If the property is presumed to be abandoned before foreclosure proceedings have begun, for a mortgage on residential property not exceeding four units and not more than three acres in size, the redemption period is three months, or, if the amount claimed to be due on the mortgage is more than 66-2/3% of the original debt, the redemption period is one month. Under the bill, these provisions would apply to all residential property.
If foreclosure proceedings have been commenced against residential property not exceeding four units and not more than three acres in size, abandonment is conclusively presumed if the mortgagee makes a personal inspection and notifies the mortgagor that the mortgagee considers the premises abandoned and the mortgagor will lose all rights of ownership 30 days after the foreclosure sale, unless the mortgagor notifies the mortgagee within 15 days after receiving the notice that the premises are not abandoned.

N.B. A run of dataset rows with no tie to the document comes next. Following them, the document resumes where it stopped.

template <int NW>
__device__ __forceinline__ void stage_shift_block_direct(const ShiftArgs &s, double *half, int vb,
                                                         int row0, int S, int wave, int lane,
                                                         int t_first) {
    const StackArgs &a = s.a;
    using lds_ptr = __attribute__((address_space(3))) void *;
    using glb_ptr = const __attribute__((address_space(1))) void *;
    constexpr int R = (34 + NW - 1) / NW;
    using int4s = int __attribute__((ext_vector_type(4)));
    int4s ms[R];
    if constexpr (NW == kShiftWaves8) {
        static_assert(R == 5, "five metadata loads per wavefront and block");
        const int4 *base = s.smeta + (int64_t)vb * s.sb;
        unsigned off[R];
#pragma unroll
        for (int j = 0; j < R; ++j) {
            const int r = wave + j * NW;
            off[j] = (unsigned)__builtin_amdgcn_readfirstlane((r < S ? r : 0) * 16);
        }
        asm volatile("s_load_dwordx4 %0, %5, %6\n\ts_load_dwordx4 %1, %5, %7\n\ts_load_dwordx4 %2, %5, %8\n\t"
                     "s_load_dwordx4 %3, %5, %9\n\ts_load_dwordx4 %4, %5, %10\n\ts_waitcnt lgkmcnt(0)"
                     : "=&s"(ms[0]), "=&s"(ms[1]), "=&s"(ms[2]), "=&s"(ms[3]), "=&s"(ms[4])
                     : "s"(base), "s"(off[0]), "s"(off[1]), "s"(off[2]), "s"(off[3]), "s"(off[4])
                     : "memory");
    } else {
        const int4s *base = reinterpret_cast<const int4s *>(s.smeta + (int64_t)vb * s.sb);
#pragma unroll
        for (int j = 0; j < R; ++j) {
            const int r = wave + j * NW;
            ms[j] = base[__builtin_amdgcn_readfirstlane(r < S ? r : 0)];
        }
    }
    int4 meta[R];
#pragma unroll
    for (int j = 0; j < R; ++j) meta[j] = make_int4(ms[j].x, ms[j].y, ms[j].z, ms[j].w);
#pragma unroll
    for (int j = 0; j < R; ++j) {
        const int r = wave + j * NW;
        if (r >= S) break;
        const int4 m = meta[j];
        const int first = m.x + a.fsmp + a.sample0 + t_first;
        const int room = a.T - first;
        const double *src = a.onsets + (int64_t)(row0 + r) * a.T + first;
#ifndef QM_ROWS_STAGE_SLOW
        if (room >= 4 * m.w) {
            const unsigned la = (unsigned)__builtin_amdgcn_readfirstlane(
                (int)((unsigned)(uintptr_t)((lds_f64 *)half) + 16u * (unsigned)m.z));
            const unsigned long long sp = (unsigned long long)src;
            src = (const double *)(((unsigned long long)(unsigned)__builtin_amdgcn_readfirstlane((int)(sp >> 32)) << 32) |
                                   (unsigned)__builtin_amdgcn_readfirstlane((int)sp));
            const int slots = __builtin_amdgcn_readfirstlane(m.w);
            const unsigned lane32 = (unsigned)lane * 32u;
            for (int c = 0; c < slots; c += kWave) {
                const int n = slots - c < kWave ? slots - c : kWave;
                unsigned long long saved;
                asm volatile("s_mov_b64 %[sv], exec\n\t"
                             "s_lshr_b64 exec, -1, %[sh]\n\t"
                             "s_mov_b32 m0, %[ma]\n\t"
                             "s_nop 0\n\t"
                             "global_load_lds_dwordx4 %[vo], %[src]\n\t"
                             "s_mov_b32 m0, %[mb]\n\t"
                             "s_nop 0\n\t"
                             "global_load_lds_dwordx4 %[vo], %[src] offset:16\n\t"
                             "s_mov_b64 exec, %[sv]"
                             : [sv] "=&s"(saved)
                             : [sh] "s"(kWave - n), [ma] "s"(la + 16u * (unsigned)c),
                               [mb] "s"(la + 16u * (unsigned)c + (unsigned)kShiftPlane - 16u), [vo] "v"(lane32),
                               [src] "s"(src + 4 * c)
                             : "memory", "m0");
            }
            continue;
        }
#endif
        for (int c = 0; c * kWave < m.w; ++c) {
            const int slot = c * kWave + lane;
            if (slot < m.w) {
                const int u = 4 * slot;
                double *la = half + 2 * (m.z + c * kWave);
                double *lb = la + kShiftPlane / 8;
                if (room - u >= 2)
                    __builtin_amdgcn_global_load_lds((glb_ptr)(src + u), (lds_ptr)(lds_f64 *)la, 16, 0, 0);
                else if (room - u == 1)
                    la[2 * lane] = src[u];
                if (room - u >= 4)
                    __builtin_amdgcn_global_load_lds((glb_ptr)(src + u + 2), (lds_ptr)(lds_f64 *)lb, 16, 0, 0);
                else if (room - u == 3)
                    lb[2 * lane] = src[u + 2];
            }
        }
    }
    stage_shift_zero_row(s, half, vb, S, wave, lane);
}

Under the bill, these provisions would apply to all residential property. The notice given by the mortgagee would have to state that the mortgagee would consider the premises abandoned and the mortgagor would lose all ownership rights either 30 days after the foreclosure sale or when the time expired for the mortgagor to notify the mortgagee that the premises were not abandoned, whichever was later. The mortgagor would have to give this notice within 15 days after the mortgagee's notice was posted and mailed.
MCL 600.3240 & 600.3241a Legislative Analyst: Suzanne Lowe
FISCAL IMPACT
The bill would have no fiscal impact on State or local government.
Date Completed: 5-3-06 Fiscal Analyst: David Zin
floor\sb1203 Analysis available @ http://www.michiganlegislature.org
This analysis was prepared by nonpartisan Senate staff for use by the Senate in its deliberations and does not constitute an official statement of legislative intent.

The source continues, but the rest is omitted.